These labels were automatically added by AI and may be inaccurate. For details, see About Literature Database.
Abstract
Many state-of-the-art adversarial training methods for deep learning leverage
upper bounds of the adversarial loss to provide security guarantees against
adversarial attacks. Yet, these methods rely on convex relaxations to propagate
lower and upper bounds for intermediate layers, which affect the tightness of
the bound at the output layer. We introduce a new approach to adversarial
training by minimizing an upper bound of the adversarial loss that is based on
a holistic expansion of the network instead of separate bounds for each layer.
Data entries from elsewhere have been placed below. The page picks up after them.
template<bool WANT_REST>
__global__ __launch_bounds__(256, 1) void skin_kernel_h(const uint8_t * __restrict__ A2h, const uint8_t * __restrict__ B2h,
                                                        const uint8_t * __restrict__ G2h, const float * __restrict__ theta,
                                                        float * __restrict__ verts, float * __restrict__ rest, int64_t n,
                                                        int64_t V, int nvg, int nft, float cAB)
{
  extern __shared__ __attribute__((aligned(16))) unsigned char lds[];
  typedef __attribute__((address_space(3))) void * lds_ptr_t;
  const int tid = threadIdx.x, lane = tid & 63, half = lane >> 5, l31 = lane & 31;
  const int wave = __builtin_amdgcn_readfirstlane(tid >> 6), wf = wave & 1, wv = wave >> 1;
  const int nbx = (int)(gridDim.x >> 3), xcd = (int)(blockIdx.x & 7), jb = (int)(blockIdx.x >> 3);
  const int vg0 = (xcd * nvg) >> 3, vg1 = ((xcd + 1) * nvg) >> 3, nvx = vg1 - vg0;
  const int cnt = nvx * nft;
  const int i0 = (int)(((unsigned)jb * (unsigned)cnt) / (unsigned)nbx), i1 = (int)(((unsigned)(jb + 1) * (unsigned)cnt) / (unsigned)nbx);
  if(i0 >= i1) return;

#if SKINH_ABL & 512
  const unsigned long long t_start = __builtin_amdgcn_s_memtime(), r_start = __builtin_amdgcn_s_memrealtime();
#endif
  const int frameB = (int)(V * 12);
  const __amdgpu_buffer_rsrc_t rsB =
      __builtin_amdgcn_make_buffer_rsrc(const_cast<uint8_t *>(B2h), 0, (int)(nvg * HB_SLOTS * HB_IMG), 0x00020000);
  const __amdgpu_buffer_rsrc_t rsG =
      __builtin_amdgcn_make_buffer_rsrc(const_cast<uint8_t *>(G2h), 0, (int)(nft * HB_G_BYTES), 0x00020000);
  const __amdgpu_buffer_rsrc_t rsV = __builtin_amdgcn_make_buffer_rsrc(verts, 0, (int)(verts ? n * V * 12 : 0), 0x00020000);
  const __amdgpu_buffer_rsrc_t rsR = __builtin_amdgcn_make_buffer_rsrc(rest, 0, (int)(rest ? n * V * 12 : 0), 0x00020000);
  const int voffDma = wave * 3072 + lane * 16;

  const unsigned char * imgV[H_R];
  int imgS[H_R];
#pragma unroll
  for(int k = 0; k < H_R; k++)
  {
    imgS[k] = H_LDS_RING + k * HB_IMG;
    imgV[k] = lds + imgS[k] + wv * 6144 + lane * 16;
  }
  const unsigned char * const gLane0 = lds + wf * (12 * 3072) + lane * 16;
  const unsigned char * const gLane1 = lds + wf * (12 * 3072) + 2048 + l31 * 16;
  const unsigned char * const trLane = lds + H_LDS_TR + (wf * 32 + 4 * half) * 16;

#if SKINH_ABL & (256 | 512)
  int dbg_item = 0;
#endif
  f32x16 acc[3], macc[3];
  float tt[3][16];
  v4f areg[HB_KS][2];
  v4f bfr[2][3][2];
  v4f gfr[2][4];
  v4f wfr[4];
  v4f trb[2];
  const f32x16 zero16 = {0.f, 0.f, 0.f, 0.f, 0.f, 0.f, 0.f, 0.f, 0.f, 0.f, 0.f, 0.f, 0.f, 0.f, 0.f, 0.f};

  struct Item
  {
    int voff;
    int sb;
    float cw;
  } cur = {0x7fffff00, 0, 0.f}, prev = {0x7fffff00, 0, 0.f};

  auto mfma = [](const v4f & a, const v4f & b, const f32x16 & c) {
    return __builtin_amdgcn_mfma_f32_32x32x16_f16(__builtin_bit_cast(f16x8, a), __builtin_bit_cast(f16x8, b), c, 0, 0, 0);
  };
  auto dma = [&](auto itag, int vgBase, int slot, int dst) {
    constexpr int I = decltype(itag)::value;
    if constexpr(SKINH_ABL & 2) return;
#if SKINH_DMA_IMM
    __builtin_amdgcn_raw_ptr_buffer_load_lds(rsB, (lds_ptr_t)(lds + dst + wave * 3072), 16, voffDma, vgBase + slot * HB_IMG, I * 1024, 0);
#else
    __builtin_amdgcn_raw_ptr_buffer_load_lds(rsB, (lds_ptr_t)(lds + dst + wave * 3072 + I * 1024), 16, voffDma,
                                             vgBase + slot * HB_IMG + I * 1024, 0, 0);
#endif
  };

  v3f ovh;
  auto tail_prep = [&](auto rtag) {
    constexpr int R = decltype(rtag)::value;
    const v4f tr = trb[R & 1];
    if constexpr(R + 1 < 16) trb[(R + 1) & 1] = *reinterpret_cast<const v4f *>(trLane + ((((R + 1) & 3) + 8 * ((R + 1) >> 2)) * 16));
    const float u = __builtin_fmaf(tt[2][R], cAB, macc[2][R]);
    ovh = v3f{__builtin_fmaf(tt[0][R], prev.cw, tr.x), __builtin_fmaf(tt[1][R], prev.cw, tr.y), __builtin_fmaf(u, prev.cw, tr.z)};
  };
  auto tail_store = [&](auto rtag) {
    constexpr int R = decltype(rtag)::value;
    constexpr int ROWC = (R & 3) + 8 * (R >> 2);
    if constexpr(SKINH_ABL & 32)
    {
      const float o0 = ovh.x, o1 = ovh.y, o2 = ovh.z;
      asm volatile("" ::"v"(o0), "v"(o1), "v"(o2));
    }
    else
      __builtin_amdgcn_raw_buffer_store_b96(__builtin_bit_cast(v3u, ovh), rsV, prev.voff, prev.sb + ROWC * frameB, SKINH_STORE_AUX);
    asm volatile("s_nop 1");
  };
  auto tail_row = [&](auto rtag) {
    tail_prep(rtag);
    tail_store(rtag);
  };
  auto standalone_tail = [&]() {
    static_for<16>([&](auto rr) {
      tail_row(rr);
      SCHED_BARRIER();
    });
  };

  auto load_frame_tile = [&](int ft, auto first_tag) {
    constexpr bool FIRST = decltype(first_tag)::value;
    full_barrier();
#if SKINH_ABL & 512
    if(FIRST && blockIdx.x == 8 && tid == 0) g_hslot_times[70] = __builtin_amdgcn_s_memtime();
#endif
    float tval = 0.0f;
    if(tid < 192)
    {
      const int64_t f = (int64_t)ft * 64 + tid / 3;
      if(f < n) tval = theta[f * ((NJ + 1) * 3) + tid % 3];
    }
    const int vgF = vg0 + i0 % nvx;
    if constexpr(FIRST)
    {
      dma(std::integral_constant<int, 0>{}, vgF * (HB_SLOTS * HB_IMG), 0, imgS[0]);
      dma(std::integral_constant<int, 1>{}, vgF * (HB_SLOTS * HB_IMG), 0, imgS[0]);
      dma(std::integral_constant<int, 2>{}, vgF * (HB_SLOTS * HB_IMG), 0, imgS[0]);
    }
    const uint8_t * ap = A2h + ((int64_t)ft * HB_KS * 2 + wf) * 2048 + lane * 16;
#pragma unroll
    for(int ks = 0; ks < HB_KS; ks++)
#pragma unroll
      for(int p = 0; p < 2; p++) areg[ks][p] = *reinterpret_cast<const v4f *>(ap + ks * HB_A_BYTES + p * 1024);
    if constexpr(FIRST)
      static_for<H_R - 1>([&](auto dd) {
        constexpr int D = decltype(dd)::value + 1;
        dma(std::integral_constant<int, 0>{}, vgF * (HB_SLOTS * HB_IMG), D, imgS[D]);
        dma(std::integral_constant<int, 1>{}, vgF * (HB_SLOTS * HB_IMG), D, imgS[D]);
        dma(std::integral_constant<int, 2>{}, vgF * (HB_SLOTS * HB_IMG), D, imgS[D]);
      });
    if constexpr(FIRST)
    {
      waitcnt_barrier<28 + 18, 0, !(SKINH_ABL & 1)>();
#pragma unroll
      for(int q = 0; q < 6; q++) bfr[0][q / 2][q % 2] = *reinterpret_cast<const v4f *>(imgV[0] + q * 1024);
    }
    if(tid < 192) *reinterpret_cast<float *>(lds + H_LDS_TR + (tid / 3) * 16 + (tid % 3) * 4) = tval;
#if SKINH_ABL & 512
    if(FIRST && blockIdx.x == 8 && tid == 0) g_hslot_times[72] = __builtin_amdgcn_s_memtime();
#endif
  };

  auto do_item = [&](int ft_in, int vg_in, int vgn_in, auto ht_tag) {
    constexpr bool HT = decltype(ht_tag)::value;
    const int ft = __builtin_amdgcn_readfirstlane(ft_in), vg = __builtin_amdgcn_readfirstlane(vg_in), vgn = __builtin_amdgcn_readfirstlane(vgn_in);
    const int Bcur = vg * (HB_SLOTS * HB_IMG), Bnext = vgn * (HB_SLOTS * HB_IMG);
    cur.sb = __builtin_amdgcn_readfirstlane((ft * 64 + wf * 32) * frameB);
    int gcls = 3;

This bound is facilitated by state-of-the-art tools from Robust Optimization;
it has closed-form and can be effectively trained using backpropagation. We
derive two new methods with the proposed approach. The first method
(Approximated Robust Upper Bound or aRUB) uses the first order approximation of
the network as well as basic tools from Linear Robust Optimization to obtain an
empirical upper bound of the adversarial loss that can be easily implemented.
The second method (Robust Upper Bound or RUB), computes a provable upper bound
of the adversarial loss. Across a variety of tabular and vision data sets we
demonstrate the effectiveness of our approach -- RUB is substantially more
robust than state-of-the-art methods for larger perturbations, while aRUB
matches the performance of state-of-the-art methods for small perturbations.